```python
class HipBackend:
    name = "hip"

    def __init__(self, device=None, x3=False):
        self.x3 = x3 if x3 == 'f16' else bool(x3)
        self._recording, self._host_keep, self._host_error = None, {}, None
        self.tn_workspace = True
        if not torch.cuda.is_available():
            raise L.AseHipError("HipBackend needs a ROCm GPU (torch.cuda.is_available() is False); "
                                "the update path has no CPU fallback")
        self.device = torch.device(device if device is not None else f"cuda:{torch.cuda.current_device()}")
        self.lib = L.get()
        self._head_scratch = torch.zeros(L.PPO_SCRATCH, dtype=torch.float64, device=self.device)
        self._head_scratch_ls = None

    def _stream(self):
        return C.c_void_p(torch.cuda.current_stream(self.device).cuda_stream)

    def zero_(self, t):
        assert t.is_contiguous()
        L.check(self.lib.ase_hip_memset(_ptr(t), 0, t.numel() * t.element_size(), self._stream()), "memset")

    def copy_(self, dst, src):
        assert dst.is_contiguous() and src.is_contiguous() and dst.dtype == src.dtype and dst.numel() == src.numel()
        L.check(self.lib.ase_hip_memcpy(_ptr(dst), _ptr(src), dst.numel() * dst.element_size(), self._stream()), "memcpy")

    def mark(self):
        ev = C.c_int(0)
        L.check(self.lib.ase_hip_mark(self._stream(), C.byref(ev)), "mark")
        return ev.value

    def wait(self, ev):
        L.check(self.lib.ase_hip_wait(self._stream(), int(ev)), "wait")

    def prog_create(self):
# ... 16 lines not shown
            return

        def trampoline(_arg, fn=fn):
            try:
                fn()
            except BaseException as e:
                self._host_error = e
        cb = _HOSTFN(trampoline)
        self._host_keep[self._recording].append(cb)
        L.check(self.lib.ase_hip_prog_host(C.cast(cb, C.c_void_p), None), "prog_host")

    def prog_launch(self, prog):
        L.check(self.lib.ase_hip_prog_launch(prog), "prog_launch")
        if self._host_error is not None:
            e, self._host_error = self._host_error, None
            raise e

    def prog_size(self, prog):
        return self.lib.ase_hip_prog_size(prog)

    def prog_destroy(self, prog):
        self.lib.ase_hip_prog_destroy(prog)
        self._host_keep.pop(prog.value, None)

    def _gemm_code(self, dtype, exps=None):
        c = _code(dtype)
        if self.x3 and c == L.F32:
            if self.x3 == 'f16' and exps is not None:
                return L.F32H3 | (int(exps[0]) << 8) | (int(exps[1]) << 16)
            return L.F32X3
        return c

    def gemm_nt(self, A, B, Cm, M, N, K, bias=None, aux=None, aux_mode=L.AUX_NONE, colsum=None, colsum_n=0,
                act=L.ACT_NONE, alpha=1.0, aux_split=0, aux_delta=0, mask_out=None, x3_exps=None, alpha_dev=None):
        dt = self._gemm_code(A.dtype, x3_exps)
        assert B.dtype == A.dtype
        if aux_mode == L.AUX_RELU_BITS:
            assert aux.dtype == torch.int32
        else:
            assert aux is None or aux.dtype == A.dtype
        assert mask_out is None or mask_out.dtype == (A.dtype if act >= L.ACT_SILU else torch.int32)
        out_f32 = int(Cm.dtype == torch.float32 and A.dtype != torch.float32)
        L.check(self.lib.ase_hip_gemm_nt(_ptr(A), _ld(A), _ptr(B), _ld(B), _ptr(Cm), _ld(Cm), _ptr(bias), _ptr(aux),
                                         _ld(aux), int(aux_split), int(aux_delta), _ptr(colsum), int(colsum_n),
                                         _ptr(mask_out), _ld(mask_out), M, N, K, act, aux_mode, out_f32,
                                         float(alpha), _ptr(alpha_dev), dt, self._stream()), "gemm_nt")

    def gemm_tn(self, A, B, G, M, N, K, n_real, k_real, split_src, split_dst, alpha=1.0, gbias=None, bias_rows=0, alpha_dev=None):
        L.check(self.lib.ase_hip_gemm_tn(_ptr(A), _ld(A), _ptr(B), _ld(B), _ptr(G), _ptr(gbias), int(bias_rows), M, N, K,
                                         n_real, k_real,
                                         split_src, split_dst, float(alpha), _ptr(alpha_dev), self._gemm_code(A.dtype), self._stream()),
                "gemm_tn")

    def grouped_tn_ok(self, dtype, M, n_real, K, bias_rows):
        return dtype in (torch.bfloat16, torch.float16) and M % 64 == 0 and bias_rows % 64 == 0

    def make_tn_plan(self, problems, target_wg=0, alpha_dev=None):
        import struct
        n = len(problems)
        tab = (C.c_int64 * (16 * n))()
        for i, (A, B, G, gb, br, M, N, K, nr, kr, ss, sd, alpha) in enumerate(problems):
            assert A.dtype in (torch.bfloat16, torch.float16) and B.dtype == A.dtype and G.dtype == torch.float32
            row = [A.data_ptr(), _ld(A), B.data_ptr(), _ld(B), G.data_ptr(), 0 if gb is None else gb.data_ptr(), int(br),
                   M, N, K, nr, kr, ss, sd, struct.unpack('<i', struct.pack('<f', float(alpha)))[0], 0]
            for j, v in enumerate(row):
                tab[16 * i + j] = int(v)
        max_work = 8192
        work = (C.c_int32 * (4 * max_work))()
        red = (C.c_int32 * (4 * max_work))()
        n_work, n_red = C.c_int(0), C.c_int(0)
        L.check(self.lib.ase_hip_gemm_tn_grouped_plan(tab, n, int(target_wg), work, max_work, C.byref(n_work), red, max_work,
                                                      C.byref(n_red)), "gemm_tn_grouped_plan")
        nw, nr = n_work.value, n_red.value
        dev_tab = torch.tensor(list(tab), dtype=torch.int64, device=self.device)
        dev_work = torch.tensor(list(work[:4 * nw]), dtype=torch.int32, device=self.device)
        dev_red = torch.tensor(list(red[:4 * nr]), dtype=torch.int32, device=self.device)
        ws = torch.empty(nw * L.TN_SLAB, dtype=torch.float32, device=self.device) if self.tn_workspace else None
        return {'problems': dev_tab, 'work': dev_work, 'n_work': nw, 'red': dev_red, 'n_red': nr, 'ws': ws, 'keep': problems,
                'dtype': _code(problems[0][0].dtype), 'alpha_dev': alpha_dev}

    def gemm_tn_grouped(self, plan):
        L.check(self.lib.ase_hip_gemm_tn_grouped(_ptr(plan['problems']), _ptr(plan['work']), plan['n_work'], _ptr(plan['red']),
                                                 plan['n_red'], _ptr(plan['ws']), _ptr(plan.get('alpha_dev')), plan['dtype'],
                                                 self._stream()),
                "gemm_tn_grouped")

    def refresh_shadow(self, W, Ws, Wts, split_src, split_dst, x3_exp=None):
        n, k = W.shape
        ref = Ws if Ws is not None else Wts
        code = _code(ref.dtype)
        if x3_exp is not None:
            assert ref.dtype == torch.float32
            code = L.F32H3 | (int(x3_exp) << 16)
        L.check(self.lib.ase_hip_refresh_shadow(_ptr(W), n, k, _ptr(Ws), _ld(Ws), _ptr(Wts), _ld(Wts), split_src,
                                                split_dst, code, self._stream()), "refresh_shadow")

    def refresh_shadow_multi(self, desc, items, dtype):
        L.check(self.lib.ase_hip_refresh_shadow_multi(_ptr(desc), desc.shape[0], _code(dtype), self._stream()),
                "refresh_shadow_multi")

    def apply_multi(self, desc, items, dtype, opt_state, acc):
        L.check(self.lib.ase_hip_apply_multi(_ptr(desc), desc.shape[0], _ptr(opt_state), _ptr(acc), _code(dtype),
                                             self._stream()), "apply_multi")

    def gather_multi(self, desc, items, idx, remap, M):
        L.check(self.lib.ase_hip_gather_multi(_ptr(desc), desc.shape[0], _ptr(idx), remap[0], remap[1], M,
                                              self._stream()), "gather_multi")

    def build_amp_obs(self, root_pos, root_rot, root_vel, root_ang_vel, dof_pos, dof_vel, key_body_pos, dof_offsets,
                      local_root_obs, root_height_obs, hist, shift=True):
        n, S, F = hist.shape
        offs = (C.c_int32 * len(dof_offsets))(*[int(x) for x in dof_offsets])
        for t in (root_pos, root_rot, root_vel, root_ang_vel, dof_pos, dof_vel, key_body_pos, hist):
            assert t.dtype == torch.float32 and t.is_contiguous()
        L.check(self.lib.ase_hip_build_amp_obs(_ptr(root_pos), _ptr(root_rot), _ptr(root_vel), _ptr(root_ang_vel), _ptr(dof_pos),
                                               _ptr(dof_vel), _ptr(key_body_pos), n, dof_pos.shape[1], key_body_pos.shape[1], offs,
                                               len(dof_offsets) - 1, int(local_root_obs), int(root_height_obs), _ptr(hist), S,
                                               int(shift), self._stream()), "build_amp_obs")

    def motion_state(self, clips, motion_ids, times):
        n, B = motion_ids.shape[0], clips['gts'].shape[1]
        D, J, K = clips['dof_offsets'][-1], len(clips['dof_body_ids']), len(clips['key_body_ids'])
        ia = lambda xs: (C.c_int32 * len(xs))(*[int(x) for x in xs])
        f = lambda *shape: torch.empty(*shape, dtype=torch.float32, device=self.device)
        out = (f(n, 3), f(n, 4), f(n, D), f(n, 3), f(n, 3), f(n, D), f(n, K, 3))
        assert motion_ids.dtype == torch.int32 and times.dtype == torch.float32
        L.check(self.lib.ase_hip_motion_state(_ptr(clips['gts']), _ptr(clips['grs']), _ptr(clips['lrs']), _ptr(clips['grvs']),
                                              _ptr(clips['gravs']), _ptr(clips['dvs']), B, _ptr(clips['lengths']),
                                              _ptr(clips['num_frames']), _ptr(clips['dt']), _ptr(clips['length_starts']),
                                              _ptr(motion_ids), _ptr(times), n, ia(clips['dof_body_ids']), ia(clips['dof_offsets']), J,
                                              ia(clips['key_body_ids']), K, *[_ptr(o) for o in out], self._stream()), "motion_state")
        return out

    def clip_frames(self, rotation, root_translation, root_velocity, root_angular_velocity, local_translation, parent_indices,
                    clip_first, clip_num_frames, clip_fps, frame_clip, dof_body_ids, dof_offsets, out=None):
        T, B = rotation.shape[0], rotation.shape[1]
# ... 116 lines not shown
                                           dof_pos.stride(1), _ptr(body_pos), _ptr(body_rot), _ptr(body_vel), _ptr(body_ang_vel), n,
                                           int(local_root_obs), int(root_height_obs), float(env_dt), _ptr(hist), S, self._stream()),
                "amp_reset")

    def rms_moments(self, src, D, idx, remap, M, state, sums):
        L.check(self.lib.ase_hip_rms_moments(_ptr(src), _ld(src), D, _ptr(idx), remap[0], remap[1], M, _ptr(state),
                                             _ptr(sums), self._stream()), "rms_moments")

    @staticmethod
    def _stream_arrays(streams):
        n = len(streams)
        srcs = (C.c_void_p * n)(*[s[0].data_ptr() for s in streams])
        lds = (C.c_int64 * n)(*[int(s[0].stride(0)) for s in streams])
        idxs = (C.c_void_p * n)(*[None if s[1] is None else s[1].data_ptr() for s in streams])
        rh = (C.c_int * n)(*[int(s[2][0]) for s in streams])
        rn = (C.c_int * n)(*[int(s[2][1]) for s in streams])
        return n, srcs, lds, idxs, rh, rn

    def rms_moments_multi(self, streams, D, M, state, sums_list):
        n, srcs, lds, idxs, rh, rn = self._stream_arrays(streams)
        sums = (C.c_void_p * n)(*[t.data_ptr() for t in sums_list])
        L.check(self.lib.ase_hip_rms_moments_multi(srcs, lds, idxs, rh, rn, sums, n, D, M, _ptr(state), self._stream()),
                "rms_moments_multi")

    def rms_normalize_multi(self, streams, D, M, means, stds, outs):
        n, srcs, lds, idxs, rh, rn = self._stream_arrays(streams)
        mp = (C.c_void_p * n)(*[t.data_ptr() for t in means])
        sp = (C.c_void_p * n)(*[t.data_ptr() for t in stds])
        op = (C.c_void_p * n)(*[t.data_ptr() for t in outs])
        lo = (C.c_int64 * n)(*[int(t.stride(0)) for t in outs])
        L.check(self.lib.ase_hip_rms_normalize_multi(srcs, lds, idxs, rh, rn, mp, sp, op, lo, n, D, M, _code(outs[0].dtype),
                                                     self._stream()), "rms_normalize_multi")

    def rms_finalize(self, state, D, sums, count, n_streams, mean_out, std_out):
        counts = (C.c_int32 * max(n_streams, 1))(*([int(count)] * max(n_streams, 1)))
        L.check(self.lib.ase_hip_rms_finalize(_ptr(state), D, _ptr(sums), counts, n_streams, _ptr(mean_out),
                                              _ptr(std_out), self._stream()), "rms_finalize")

    def rms_normalize(self, src, D, idx, remap, M, mean, std, outs):
        outs = list(outs) + [None] * (3 - len(outs))
        dt = _code(outs[0].dtype)
        L.check(self.lib.ase_hip_rms_normalize(_ptr(src), _ld(src), D, _ptr(idx), remap[0], remap[1], M, _ptr(mean),
                                               _ptr(std), _ptr(outs[0]), _ld(outs[0]), _ptr(outs[1]), _ld(outs[1]),
                                               _ptr(outs[2]), _ld(outs[2]), dt, self._stream()), "rms_normalize")

    def rms_unnormalize(self, state, x, y):
        L.check(self.lib.ase_hip_rms_unnormalize(_ptr(state), _ptr(x), _ptr(y), x.numel(), self._stream()),
                "rms_unnormalize")

    def gather_rows(self, src, D, idx, remap, M, dst):
        L.check(self.lib.ase_hip_gather_rows(_ptr(src), _ld(src), D, _ptr(idx), remap[0], remap[1], M, _ptr(dst),
                                             _ld(dst), _code(dst.dtype), self._stream()), "gather_rows")

    def reduce_sum(self, x, n, square, acc, slot):
        L.check(self.lib.ase_hip_reduce_sum(_ptr(x), n, int(square), _ptr(acc), slot, self._stream()), "reduce_sum")

    def ppo_head(self, mu, value, mb, new_z, logstd, d_mu, d_value, db_mu, db_value, acc, M, m_global, act_dim,
                 z_dim, masked, div_on, mu_tanh, clip_value, e_clip, critic_coef, bounds_coef, div_coef, div_tar,
                 mu_out=None, grad_scale=1.0, dyn=None, ls_mode=L.LS_FROZEN, d_logstd=None, db_logstd=None, entropy_coef=0.0):
        scratch = self._head_scratch if ls_mode == L.LS_FROZEN else self.reserve_learned_logstd()
        L.check(self.lib.ase_hip_ppo_head(
            _ptr(mu), _ld(mu), _ptr(value), _ld(value), _ptr(mb['actions']), _ptr(mb['mu']), _ptr(mb['sigma']),
            _ptr(mb['old_logp_actions']), _ptr(mb['advantages']), _ptr(mb.get('old_values')), _ptr(mb['returns']),
            _ptr(mb.get('rand_action_mask')), _ptr(mb.get('ase_latents')), _ptr(new_z), _ptr(logstd),
            _ptr(d_mu), _ld(d_mu), _ptr(d_value), _ld(d_value), _ptr(db_mu), _ptr(db_value), _ptr(mu_out), _ptr(acc),
            _ptr(scratch),
# ... 135 lines not shown
```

* **Work task**: Copy each line of the data that contains the word "device".

* **Solution for this task**:
    def __init__(self, device=None, x3=False):
        self.device = torch.device(device if device is not None else f"cuda:{torch.cuda.current_device()}")
        self._head_scratch = torch.zeros(L.PPO_SCRATCH, dtype=torch.float64, device=self.device)
        return C.c_void_p(torch.cuda.current_stream(self.device).cuda_stream)
        dev_tab = torch.tensor(list(tab), dtype=torch.int64, device=self.device)
        dev_work = torch.tensor(list(work[:4 * nw]), dtype=torch.int32, device=self.device)
        dev_red = torch.tensor(list(red[:4 * nr]), dtype=torch.int32, device=self.device)
        ws = torch.empty(nw * L.TN_SLAB, dtype=torch.float32, device=self.device) if self.tn_workspace else None
        f = lambda *shape: torch.empty(*shape, dtype=torch.float32, device=self.device)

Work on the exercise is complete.